Family Constellations and Shamanism: Ancestral Wisdom Across Worlds
- claritythrivethera
- 3 days ago
- 3 min read

Therapeutic modalities and ancient spiritual practices may seem, at first glance, to come from very different worlds. Yet there are striking resonances between Family Constellations, developed by German psychotherapist Bert Hellinger, and shamanic traditions found in many cultures — including the indigenous Zulu worldview Hellinger encountered during his formative years.
At its heart, both Family Constellations and shamanic healing traditions are concerned with the unseen: the ancestral currents that flow beneath everyday life, shaping relationships, emotional patterns, and a sense of belonging.
Bert Hellinger: The Bridge Between Worlds
Bert Hellinger (1925–2019) originally trained as a Catholic priest and spent 16 years living and working among the Zulu people in South Africa — an experience that deeply shaped his later work. During this time, he gained a profound appreciation for the Zulu respect for ancestors and the interconnectedness of life.
Although Hellinger later trained in Western psychotherapeutic traditions such as family systems therapy and phenomenology, his encounter with Zulu spiritual life left an imprint on his thinking about how human systems carry the influence of past generations.

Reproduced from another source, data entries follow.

// ... 99 lines not shown
    WorkBuffer() { }
    WorkBuffer(const WorkBuffer &) = delete;
    WorkBuffer &operator=(const WorkBuffer &) = delete;
    ~WorkBuffer() { release(); }
    void release() {
        if (owned && ptr)
            (void) (PINNED ? pinnedFree(ptr) : hipFree(ptr));
        ptr = NULL, cap = 0, owned = false;
    }
    void borrow(T *p, size_t n) { release(); ptr = p, cap = n; }
    hipError_t ensure(size_t n) {
        if (cap >= n)
            return hipSuccess;
        release();
        const hipError_t e = PINNED ? pinnedAlloc((void **) &ptr, n*sizeof(T)) : hipMalloc((void **) &ptr, n*sizeof(T));
        if (e != hipSuccess) {
            ptr = NULL;
            return e;
        }
        cap = n, owned = true;
        return hipSuccess;
    }
};

struct Workspace {
    int device = 0;
    std::mutex mutex;
    WorkBuffer<float> scratch;
    WorkBuffer<EcCandidate> deferred;
    WorkBuffer<EcGlyphParams> ecParams;
    WorkBuffer<double> gres;
    WorkBuffer<unsigned> workQueue;
    unsigned queueParity = 0;
    WorkBuffer<int> bucket;
    WorkBuffer<int, true> hBucket;
    int bucketKey = -1;
    bool bucketUploaded = false;
    WorkBuffer<int> ecOrder;
    WorkBuffer<int, true> hEcOrder;
    hipEvent_t ecOrderReady = NULL;
    bool ecOrderTried = false;
    hipStream_t sideStream[2] = { NULL, NULL };
    hipEvent_t forkEvent = NULL, joinEvent[2] = { NULL, NULL };

    size_t reservedGlyphs = 0;

    void newGlyphRange() { bucketKey = -1, bucketUploaded = false; }
    void reserveGlyphs(size_t n) {
        bucket.release(), hBucket.release(), ecParams.release();
        reservedGlyphs = n;
        newGlyphRange();
    }
    size_t glyphCapacity(int nGlyphs) const { return std::max(std::max((size_t) (nGlyphs > 0 ? nGlyphs : 0), reservedGlyphs), (size_t) 1); }
    ~Workspace() {
        if (!(scratch.owned || deferred.owned || ecParams.owned || gres.owned || workQueue.owned || bucket.owned || hBucket.owned || ecOrder.owned || hEcOrder.owned ||
              ecOrderReady || forkEvent || sideStream[0] || sideStream[1]))
            return;
        (void) hipSetDevice(device);
        for (int k = 0; k < 2; ++k) {
            if (sideStream[k])
                hipStreamDestroy(sideStream[k]);
            if (joinEvent[k])
                hipEventDestroy(joinEvent[k]);
        }
        if (forkEvent)
            hipEventDestroy(forkEvent);
        if (ecOrderReady)
            hipEventDestroy(ecOrderReady);
    }
};

struct ShapeData {
    int nGlyphs = 0, nContours = 0, nEdges = 0, maxContours = 0, maxEdges = 0;
    int32_t *dGlyphContourOffsets = NULL, *dContourOffsets = NULL;
    double *dPoints = NULL;
    uint8_t *dTypes = NULL, *dColors = NULL;
    EdgeRec *dRecs = NULL;
    int8_t *dWindings = NULL;
    mutable std::vector<int> hContours, hEdges;
    void countMaxima() {
        maxContours = maxEdges = 0;
        for (size_t g = 0; g < hContours.size(); ++g)
            maxContours = std::max(maxContours, hContours[g]), maxEdges = std::max(maxEdges, hEdges[g]);
    }
    void setCounts(const int *contours, const int *edges, int n) {
        hContours.assign(contours, contours+n), hEdges.assign(edges, edges+n);
        countMaxima();
    }
// ... 92 lines not shown
    plan.resBytes = resBytes;
    plan.globalRes = overlap && resBytes+idxBytes > plan.ldsBudget;
    plan.idxBytes = idxBytes;
    plan.listStride = maxEdges;
    plan.bytes = plan.globalRes ? tileListBytes(maxEdges, maxContours, true) : resBytes+idxBytes;
    if (plan.bytes > limit)
        return fail(MSDFHIP_ERR_TOO_COMPLEX, "a glyph has %d contours / %d edges: the survivor lists need %zu B of LDS per wavefront, device limit is %zu B",
                    maxContours, maxEdges, plan.bytes, limit);
    return MSDFHIP_OK;
}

One frequently cited summary of his insight is this idea about the nature of family bonds:
“Our hearts remember those who gave us life, those who gave us love, and those whose fate is entangled with our own.” – Bert Hellinger
This reflects not merely a psychological insight, but a relational ontology — a worldview in which relationships, ancestors, and the living are fundamentally intertwined.
Ancestors, Constellations, and the Shamanic Field
In many indigenous and shamanic traditions — Zulu included — ancestors are not distant memories but active presences in the lives of their descendants. They are guides, protectors, and often intermediaries between the living and the spiritual realm.
In Zulu culture, ancestors (often called Amadlozi) are understood as spirits of those who have passed on but continue to influence the vitality and direction of the living. One description from Zulu practitioners explains:
“The Zulu culture has a strong belief in Ancestors ‘Amadlozi’ ... They are regarded as our guides ... Constellating an unresolved issue is similar to doing a ceremony, talking to ancestor/s asking for forgiveness…”
Here we see an explicit parallel between constellating family dynamics and engaging in an indigenous ancestral ceremony — a type of experiential invocation of meaning and resolution rather than a purely cognitive or analytical process.
In shamanic healing across cultures, work with ancestors often involves ritual, symbols, and guided journeys — all aimed at restoring balance and harmony to a person’s life story. Similarly, Family Constellations uses representatives or symbolic positions in space to “make visible” hidden family dynamics and entanglements. Participants often report that this feels less like cognitive insight and more like engaging with a larger, relational field.
Why This Resonates With Shamanism
At the core of shamanic practice is the belief that unseen forces — spirits, ancestors, the collective psyche — influence our health and destiny. The shaman enters non-ordinary states to engage with these forces, seeking healing both for individuals and for their communities.
Family Constellations, while not shamanic in the ritual sense, shares a phenomenological orientation: it assumes that there is an underlying “field” of relational forces that can be accessed and transformed. Hellinger described this as tuning into the “orders of love,” invisible dynamics shaped by belonging, balance, and generational entanglements.
This echoes shamanic sensibilities where healing is less about logical analysis and more about participation in a deeper field of relational truth.
Caveats and Complexities
It’s important to note that Hellinger himself clarified that his time with the Zulu did not literally create Family Constellations as a method — he saw his method as drawing from many sources, including his own therapeutic training. However, the resonances with indigenous understandings of ancestors and intergenerational bonds are undeniable.
And while many find constellations powerful and meaningful, the method remains controversial within mainstream psychology — critics point to its lack of empirical validation and its pseudoscientific elements.
Final Reflections
Whether viewed through a psychotherapeutic lens or a spiritual-shamanic lens, what connects Family Constellations and shamanism is a shared reverence for the ancestral roots of human life. Both traditions invite participants to consider that our struggles, loyalties, and emotional legacies are not confined to the present moment but are echoes of relationships that span generations.
In that sense, the “healing field” of a Family Constellation and the ancestor-honoring practices of Zulu spiritual life both remind us that the past is not past at all — it lives on, shaping who we are and offering pathways toward deeper reconciliation and belonging.